The garden is tended cooperatively by several patients and caregivers who supply marijuana to cardholders who can't grow their own. Over the years, it also has produced a great deal of surplus marijuana, which Stanford provides free and in strictly controlled and reported quantities to cardholding patients in Clackamas and other counties.
"Of course, the real solution is to legalize ( marijuana )," he said. "But for the most part, it's a positive change in understanding."
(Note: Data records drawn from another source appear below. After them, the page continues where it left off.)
# Kkuntal990/video-to-video-diffusion

Measured on AMD Instinct MI355X. Metric: ddim_steps_per_sec, higher is better.
Workload: dtype bf16; 1 GPU; DDIM-50 step (U-Net eval + update) on latent [1, 8, 48, 128, 128] = 8->48 slices @512x512, effective 264.66M U-Net (128x(1,2,4,4), latent 8), one volume per GPU, hipGraph-captured step; volumes_per_gpu=1, parallelism=dp1, full=False, finite_outputs=True

## Files before the change

include/ctsi.h:

```cpp
#ifndef CTSI_H
#define CTSI_H

#include <stddef.h>
#include <stdint.h>

#ifdef __cplusplus
extern "C" {
#endif

#define CTSI_OK 0
#define CTSI_ERR_INVALID (-1)
#define CTSI_ERR_UNSUPPORTED (-2)
#define CTSI_ERR_HIP (-3)

int ctsi_version(void);
int ctsi_ablation_build(void);
const char* ctsi_last_error(void);
int ctsi_device_available(void);

int ctsi_ncdhw_f32_to_ndhwc_bf16(const float* src, void* dst, int n, int c, int d, int h, int w,
                                 int c_total, int c_off, void* stream);
int ctsi_ndhwc_bf16_to_ncdhw_f32(const void* src, float* dst, int n, int c, int d, int h, int w,
                                 void* stream);
int ctsi_ncdhw_f32_to_ndhwc_f32(const float* src, float* dst, int n, int c, int d, int h, int w,
// ... 38 lines not shown
int ctsi_conv_plan_set_stream_tail(ctsi_conv_plan* plan, int on);
void ctsi_conv_plan_destroy(ctsi_conv_plan* plan);
int ctsi_conv_plan_out_dims(const ctsi_conv_plan* plan, int* d_out, int* h_out, int* w_out);
size_t ctsi_conv_plan_weight_bytes(const ctsi_conv_plan* plan);
int ctsi_conv_plan_tiles(const ctsi_conv_plan* plan);
int ctsi_conv_plan_tiles_per_sample(const ctsi_conv_plan* plan);
int ctsi_conv_plan_cout_pad(const ctsi_conv_plan* plan);
size_t ctsi_conv_plan_workspace_bytes(const ctsi_conv_plan* plan);
double ctsi_conv_plan_flops(const ctsi_conv_plan* plan);
int ctsi_conv_plan_config(const ctsi_conv_plan* plan, int* bm, int* bn, int* mode);
int ctsi_conv_plan_form(const ctsi_conv_plan* plan, int out[8]);
#define CTSI_PACK_GATHER 1
#define CTSI_PACK_GATHER_SMALL 2
#define CTSI_PACK_HALO 3
#define CTSI_PACK_K32 4
#define CTSI_PACK_HEAD 5
#define CTSI_PACK_STREAM_TAIL 6
#define CTSI_PACK_STEM 7
int ctsi_conv_plan_pack_layout(const ctsi_conv_plan* plan);
int ctsi_conv_plan_pack_weights(const ctsi_conv_plan* plan, const float* w_f32, void* packed,
                                void* stream);
int ctsi_conv_fwd(const ctsi_conv_plan* plan, const void* x1, const void* x2, const void* packed_w,
                  const float* bias, const ctsi_conv_out* out, void* stream);

int ctsi_gn_colsum(const void* x_bf16, float* colsum, int n, int c, int d, int h, int w,
                   int* tiles_per_sample, void* stream);
int ctsi_gn_colsum_tiles(int d, int h, int w);
int ctsi_gn_finalize(const float* colsum, double* sums, int n, int c, int c_pad, int groups,
                     int tiles_per_sample, int nclass, int accumulate, void* stream);
int ctsi_gn_apply(const void* x_bf16, void* y_bf16, const double* sums, const float* gamma,
                  const float* beta, int n, int c, int d, int h, int w, int d_stat, int groups, float eps,
                  int silu_pre, const float* tbias, int tbias_stride, const int* step_ptr,
                  const void* residual_bf16, int silu_post, void* stream);

int ctsi_attn_pv_supported(int c, int groups);
int ctsi_attn_pv(const float* depthsum, const double* sums, const float* gamma, const float* beta, const void* w_bf16,
                 const float* bias, void* out, int n, int c, int d, int h, int w, int groups, float eps, void* stream);

int ctsi_attn_depthsum(const void* x_bf16, float* depthsum, float* colsum, int n, int c, int d,
                       int h, int w, void* stream);
int ctsi_attn_depthsum_tiles(int c, int h, int w);
int ctsi_attn_normsum(const float* depthsum, const double* sums, const float* gamma,
                      const float* beta, void* out_bf16, int n, int c, int d, int h, int w,
                      int groups, float eps, void* stream);
int ctsi_attn_broadcast_add(const void* x_bf16, const void* p_bf16, const float* rowsum, int heads,
                            void* y_bf16, int n, int c, int d, int h, int w, void* stream);
int ctsi_attn_softmax_rowsum(const void* qk_bf16, float* rowsum, int n, int c, int d, int h, int w,
                             int heads, void* stream);

int ctsi_time_embed_fwd(const int* t_rows, int rows, int dim, int time_dim, const float* w1,
                        const float* b1, const float* w2, const float* b2, const float* w_all,
                        const float* b_all, int total_out, float* scratch, float* tbias_out,
                        void* stream);

int ctsi_time_embed_fwd_tf(const float* t_rows, int rows, int dim, int time_dim, const float* w1,
                           const float* b1, const float* w2, const float* b2, const float* w_all,
                           const float* b_all, int total_out, float* scratch, float* tbias_out,
                           void* stream);

int ctsi_trilinear_depth_fwd(const float* src_f32_ncdhw, void* dst_bf16_ndhwc, int n, int c,
                             int d_in, int d_out, int h, int w, int c_total, int c_off,
                             float* dst_f32_ncdhw, void* stream);

int ctsi_ddim_step(float* z, const float* eps, const float* noise_ncdhw, void* zin_bf16,
                   int c_total, int c_off, const float* coef, const int* step_ptr, int n, int c,
                   int d, int h, int w, int* nonfinite, void* stream);
// ... 174 lines not shown
```

video-to-video-diffusion_amd/csrc/norm_act.hip:

```cpp
#include "ctsi_internal.h"
#include <stdlib.h>

#define GN_TILE_ROWS 512

__device__ __forceinline__ void unpack8(const uint4 v, float* f) {
    f[0] = __uint_as_float(v.x << 16); f[1] = __uint_as_float(v.x & 0xffff0000u);
    f[2] = __uint_as_float(v.y << 16); f[3] = __uint_as_float(v.y & 0xffff0000u);
    f[4] = __uint_as_float(v.z << 16); f[5] = __uint_as_float(v.z & 0xffff0000u);
    f[6] = __uint_as_float(v.w << 16); f[7] = __uint_as_float(v.w & 0xffff0000u);
}
__device__ __forceinline__ uint4 pack8(const float* f) {
    uint4 v;
    v.x = pack_bf16x2(f[0], f[1]); v.y = pack_bf16x2(f[2], f[3]);
    v.z = pack_bf16x2(f[4], f[5]); v.w = pack_bf16x2(f[6], f[7]);
    return v;
}

__global__ void __launch_bounds__(256)
gn_colsum_kernel(const bf16_t* __restrict__ x, float* __restrict__ colsum, int n_total, int c,
                 long long vox_per_sample, int tps) {
    extern __shared__ __attribute__((aligned(16))) char smem_raw[];
    float* s_red = reinterpret_cast<float*>(smem_raw);
    const int cpr = c >> 3;
    const int rows_par = 256 / cpr;
// ... 329 lines not shown
    CTSI_CHECK_ARG(x && y && sums && gamma && beta, "ctsi_gn_apply: null argument");
    CTSI_CHECK_ARG(c % 8 == 0 && groups > 0 && c % groups == 0, "ctsi_gn_apply: bad c=%d groups=%d", c, groups);
    CTSI_CHECK_ARG(d_stat >= d, "ctsi_gn_apply: d_stat=%d < d=%d", d_stat, d);
    const long long vox = (long long)d * h * w;
    const long long total = vox * (c / 8);
    long long blocks = (total + 256 * 8 - 1) / (256 * 8);
    if (blocks > 2048) blocks = 2048;
    if (blocks < 1) blocks = 1;
    const int cpr = c / 8;
    int gq = cpr, g256 = 256;
    while (g256) { const int t = gq % g256; gq = g256; g256 = t; }
    const int need = cpr / gq;
    if (blocks >= need) blocks -= blocks % need;
    bool constq = (blocks * 256) % cpr == 0;
    long long per_block = 0;
    {
        static const char* cg = getenv("CTSI_GN_CONTIG");
        if (!(cg && atoi(cg) == 0) && 256 % cpr == 0) {
            per_block = 1024;
            blocks = (total + per_block - 1) / per_block;
            constq = true;
        }
    }
    const size_t lds = (size_t)c * 3 * sizeof(float);
    static const char* nt_env = getenv("CTSI_GN_NT");
    const bool nt = nt_env ? atoi(nt_env) != 0 : (long long)n * vox * c * 2 > (512ll << 20);
    const int idx = (silu_pre ? 1 : 0) | (tbias ? 2 : 0) | (residual ? 4 : 0) | (silu_post ? 8 : 0) | (constq ? 16 : 0) | (nt ? 32 : 0);
    hipLaunchKernelGGL(gn_apply_pick<0>(idx), dim3((unsigned)blocks, n), dim3(256), lds, (hipStream_t)stream,
                       (const bf16_t*)x, (bf16_t*)y, sums, gamma, beta, c, vox, (long long)d_stat * h * w, groups, eps,
                       tbias, tbias_stride, step_ptr, n, (const bf16_t*)residual, per_block);
    CTSI_LAUNCH_CHECK();
    return CTSI_OK;
}
```

video-to-video-diffusion_amd/engine.py:

```python
from __future__ import annotations

import contextlib
import ctypes as C
import os
import weakref
from typing import Callable, Dict, List, NamedTuple, Optional, Sequence, Tuple

import torch
import torch.nn as nn

from .lib import ConvDesc, ConvOut, CtsiError, get_lib
from .prediction import add_pred_to_eps, check_prediction_type

_CTX: Dict[int, "Ctx"] = {}

_PACKED: Dict[int, "weakref.WeakValueDictionary"] = {}
_LIVE_PROGRAMS: "weakref.WeakSet" = weakref.WeakSet()


def _pack_sig(lib, plan, transposed, k, s, c1: int, c2: int, cout: int, cin_w: Optional[int]) -> tuple:
    bm, bn, mode = C.c_int(), C.c_int(), C.c_int()
    lib.conv_plan_config(plan, C.byref(bm), C.byref(bn), C.byref(mode))
    return (lib.conv_plan_pack_layout(plan), int(transposed), tuple(k), tuple(s), c1, c2, cout, cin_w,
            lib.conv_plan_cout_pad(plan), lib.conv_plan_weight_bytes(plan), bn.value, bm.value,
# ... 631 lines not shown
    def gn_finalize(self, x: Act, groups: int, stats: dict) -> int:
        slot = self._gn_slot(x.n, groups)
        lib, sptr, prog = self.lib, self.ctx.sptr, self
        n, c = x.n, x.c
        parts = stats.get("parts") or [dict(tps=stats["tps"], cpad=stats["cpad"], nclass=stats["nclass"], off=0)]

        def run():
            for i, pt in enumerate(parts):
                lib.gn_finalize(C.c_void_p(prog._colsum.data_ptr() + pt["off"] * 4),
                                C.c_void_p(prog._gn_sums.data_ptr() + slot * 8), n, c, pt["cpad"], groups, pt["tps"],
                                pt["nclass"], int(i > 0), sptr)

        self._emit(run, "gn.finalize", audit=dict(kind="gn_finalize", colsum=lambda: prog._colsum, sums=lambda: prog._gn_sums,
                                                  slot=slot, n=n, c=c, groups=groups, parts=parts))
        return slot

    def gn_colsum(self, x: Act) -> dict:
        lib, sptr, prog = self.lib, self.ctx.sptr, self
        tps = lib.gn_colsum_tiles(x.d, x.h, x.w)
        self._colsum_need = max(self._colsum_need, 2 * x.n * tps * x.c)
        xp = x.ip
        n, c, d, h, w = x.n, x.c, x.d, x.h, x.w

        def run():
            lib.gn_colsum(xp, _ptr(prog._colsum), n, c, d, h, w, None, sptr)

        self._emit(run, "gn.colsum", nbytes=2.0 * n * c * d * h * w,
                   audit=dict(kind="gn_colsum", x=x, colsum=lambda: prog._colsum, tps=tps, tile_rows=512))
        return dict(tps=tps, cpad=x.c, nclass=1)

    def gn_apply(self, x: Act, slot: int, gn: nn.GroupNorm, *, silu_pre: bool, tbias=None,
                 tbias_off: int = 0, tbias_stride: int = 0, step_ptr: Optional[torch.Tensor] = None,
                 residual: Optional[Act] = None, silu_post: bool = False, out: Optional[Act] = None,
                 synced: bool = False) -> Act:
        lib, sptr, prog = self.lib, self.ctx.sptr, self
        if self.shard is not None and not synced:
            self.sync_stats_and_halos(x if x.halo else None, slot, x.n * gn.num_groups * 2)
        if residual is not None and self.shard is not None and residual.halo:
            self.halo_exchange(residual)
        lo, d_ext = self.ext(x)
        gamma = self.dev_f32(lambda: gn.weight)
        beta = self.dev_f32(lambda: gn.bias)
        self.track(gn.weight, gn.bias)
        fresh = out is None
        if out is None:
            out = self.act(x.n, x.c, x.d, x.h, x.w, halo=x.halo)
        out.dirty = bool(self.shard is not None and x.halo and x.dirty)
        xp, yp, gp, bp = self.ext_ptr(x, lo), self.ext_ptr(out, lo), _ptr(gamma), _ptr(beta)
        tbp = C.c_void_p(0 if tbias is None else tbias.data_ptr() + tbias_off * 4)
        stp = _ptr(step_ptr)
        rp = C.c_void_p(0) if residual is None else self.ext_ptr(residual, lo)
        n, c, h, w, groups, eps = x.n, x.c, x.h, x.w, gn.num_groups, float(gn.eps)
        d_stat = self.shard.depth_total if (self.shard is not None and x.halo) else x.d
        d = d_ext

        def run():
            lib.gn_apply(xp, yp, C.c_void_p(prog._gn_sums.data_ptr() + slot * 8), gp, bp, n, c, d, h, w, d_stat,
                         groups, eps, int(silu_pre), tbp, tbias_stride, stp, rp, int(silu_post), sptr)

        self._emit(run, "gn.apply", nbytes=(2 + (residual is not None)) * 2.0 * n * c * d * h * w,
                   audit=dict(kind="gn_apply", x=x, out=out, sums=lambda: prog._gn_sums, slot=slot, gamma=gamma, beta=beta,
                              groups=groups, eps=eps, d_stat=d_stat, silu_pre=bool(silu_pre), tbias=tbias, tbias_off=tbias_off,
                              tbias_stride=tbias_stride, step_ptr=step_ptr, residual=residual, silu_post=bool(silu_post)))
        if fresh:
            self.zero_end_halos(out)
        return out

    def unet_resblock(self, m, x: Act, skip: Optional[Act], tbias: torch.Tensor, tbias_off: int,
                      tbias_stride: int, step_ptr: Optional[torch.Tensor]) -> Act:
        cout = m.conv1.conv.out_channels
        has_res_conv = not isinstance(m.residual_conv, nn.Identity)
        if not has_res_conv and skip is not None:
            raise CtsiError("identity residual with a concatenated input")
        c1, st = self.conv("rb.conv1", lambda: m.conv1.conv.weight, lambda: m.conv1.conv.bias, x, skip,
                           cout=cout, want_stats=True)
        slot = self.gn_finalize(c1, m.conv1.norm.num_groups, st)
        c2, st = self.conv("rb.conv2", lambda: m.conv2[0].weight, lambda: m.conv2[0].bias, c1, None, cout=cout,
                           want_stats=True,
                           norm_in=(slot, m.conv1.norm, True, (tbias, tbias_off, tbias_stride, step_ptr)))
        self.release(c1)
        slot = self.gn_finalize(c2, m.conv2[1].num_groups, st)
        if not has_res_conv:
            return self.gn_apply(c2, slot, m.conv2[1], silu_pre=False, residual=x, silu_post=True, out=c2)
        if os.environ.get("CTSI_NO_FUSE_RES"):
            if self.shard is not None:
                for a in (x, skip):
                    if a is not None:
                        self.halo_exchange(a)
            r, _ = self.conv("res1x1", lambda: m.residual_conv.weight, lambda: m.residual_conv.bias, x, skip,
                             k=(1, 1, 1), p=(0, 0, 0), cout=cout, ext_out=self.shard is not None)
            out = self.gn_apply(c2, slot, m.conv2[1], silu_pre=False, residual=r, silu_post=True, out=c2)
            self.release(r)
            return out
        if self.shard is not None:
            self.sync_stats_and_halos(c2, slot, c2.n * m.conv2[1].num_groups * 2)
            for a in (x, skip):
                if a is not None:
                    self.halo_exchange(a)
        out, _ = self.conv("res1x1+gn", lambda: m.residual_conv.weight, lambda: m.residual_conv.bias, x, skip,
                           k=(1, 1, 1), p=(0, 0, 0), cout=cout, out=c2, fuse_gn=(c2, slot, m.conv2[1], True),
                           ext_out=self.shard is not None)
        return out

    def attention(self, m, x: Act, mode: str = "fast") -> Act:
        lib, sptr, prog = self.lib, self.ctx.sptr, self
        n, c, d, h, w = x.n, x.c, x.d, x.h, x.w
        dev = self.ctx.device
        heads = m.num_heads
        tps = lib.attn_depthsum_tiles(c, h, w)
        self._colsum_need = max(self._colsum_need, 2 * n * tps * c)
        depthsum = self.pool.get(n * h * w * c, torch.float32)
        xp, dsp = x.ip, _ptr(depthsum)
        world = self.shard.world if (self.shard is not None and x.halo) else 1
        d_all = self.shard.depth_total if (self.shard is not None and x.halo) else d

        def run_ds():
            lib.attn_depthsum(xp, dsp, _ptr(prog._colsum), n, c, d, h, w, sptr)

        self._emit(run_ds, "attn.depthsum", nbytes=2.0 * n * c * d * h * w,
                   audit=dict(kind="attn_depthsum", x=x, depthsum=depthsum, colsum=lambda: prog._colsum, tps=tps,
                              tile_pos=256 // (c // 8)))
        slot = self.gn_finalize(x, m.norm.num_groups, dict(tps=tps, cpad=c, nclass=1))
        if self.shard is not None and x.halo:
            self.sync_stats_and_halos(None, slot, n * m.norm.num_groups * 2, f32=depthsum, name="attn.sync")
            self.halo_exchange(x)
        gamma = self.dev_f32(lambda: m.norm.weight)
        beta = self.dev_f32(lambda: m.norm.bias)
        groups, eps = m.norm.num_groups, float(m.norm.eps)
        gp, bp = _ptr(gamma), _ptr(beta)

        def wv():
            return m.qkv.weight[2 * c:3 * c, :, 0, 0, 0].double()

        def wpv():
            wp = m.proj_out.weight[:, :, 0, 0, 0].double()
            return (wp @ wv()).float().reshape(c, c, 1, 1, 1)

        def bpv():
            wp = m.proj_out.weight[:, :, 0, 0, 0].double()
            return (float(d_all) * (wp @ m.qkv.bias[2 * c:3 * c].double()) + m.proj_out.bias.double()).float()

        if lib.attn_pv_supported(c, groups) and not os.environ.get("CTSI_NO_ATTN_PV"):
            wbuf = self.persistent((c, c), torch.bfloat16)
            self.pack_fns.append(lambda: wbuf.copy_(wpv().reshape(c, c).to(device=dev, dtype=torch.bfloat16)))
            bias_pv = self.dev_f32(bpv)
            pterm = self.act(n, c, 1, h, w, halo=0)
            wp_, bpp, ptp = _ptr(wbuf), _ptr(bias_pv), _ptr(pterm.t)

            def run_pv():
                lib.attn_pv(dsp, C.c_void_p(prog._gn_sums.data_ptr() + slot * 8), gp, bp, wp_, bpp, ptp, n, c, d_all, h, w,
                            groups, eps, sptr)

            fl_pv = 2.0 * n * h * w * c * c
            self.flops += fl_pv
# ... 113 lines not shown
                self.lib.graph_destroy(self._fast["graph"])
        except Exception:
            pass
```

Yet the experience of cardholders tends to vary, depending on where they live. In Clackamas County, police contend some cardholders are abusing their rights by growing too much marijuana.
A June report by Oregon's High Intensity Drug Trafficking Area program -- a federal grant program administered by the Office of National Drug Control Policy -- states that the medical marijuana law has been consistently violated and is a major barrier to effective enforcement and prosecution.
From 2006 to 2007, the number of plants police seized jumped from 77 to 1,013 plants growing indoors, according to program figures. During that same period, the number of outdoor plants seized jumped from 178 to 494, according to Chris Gibson, director of Oregon's High Instensity Drug Trafficking Area program.
Yet advocates such as Stanford say police often seize plants growing legally and that the claim that medical marijuana growers frequently abuse the system is only a campaign to curtail medical marijuana, and many local cardholders complain of meddlesome police.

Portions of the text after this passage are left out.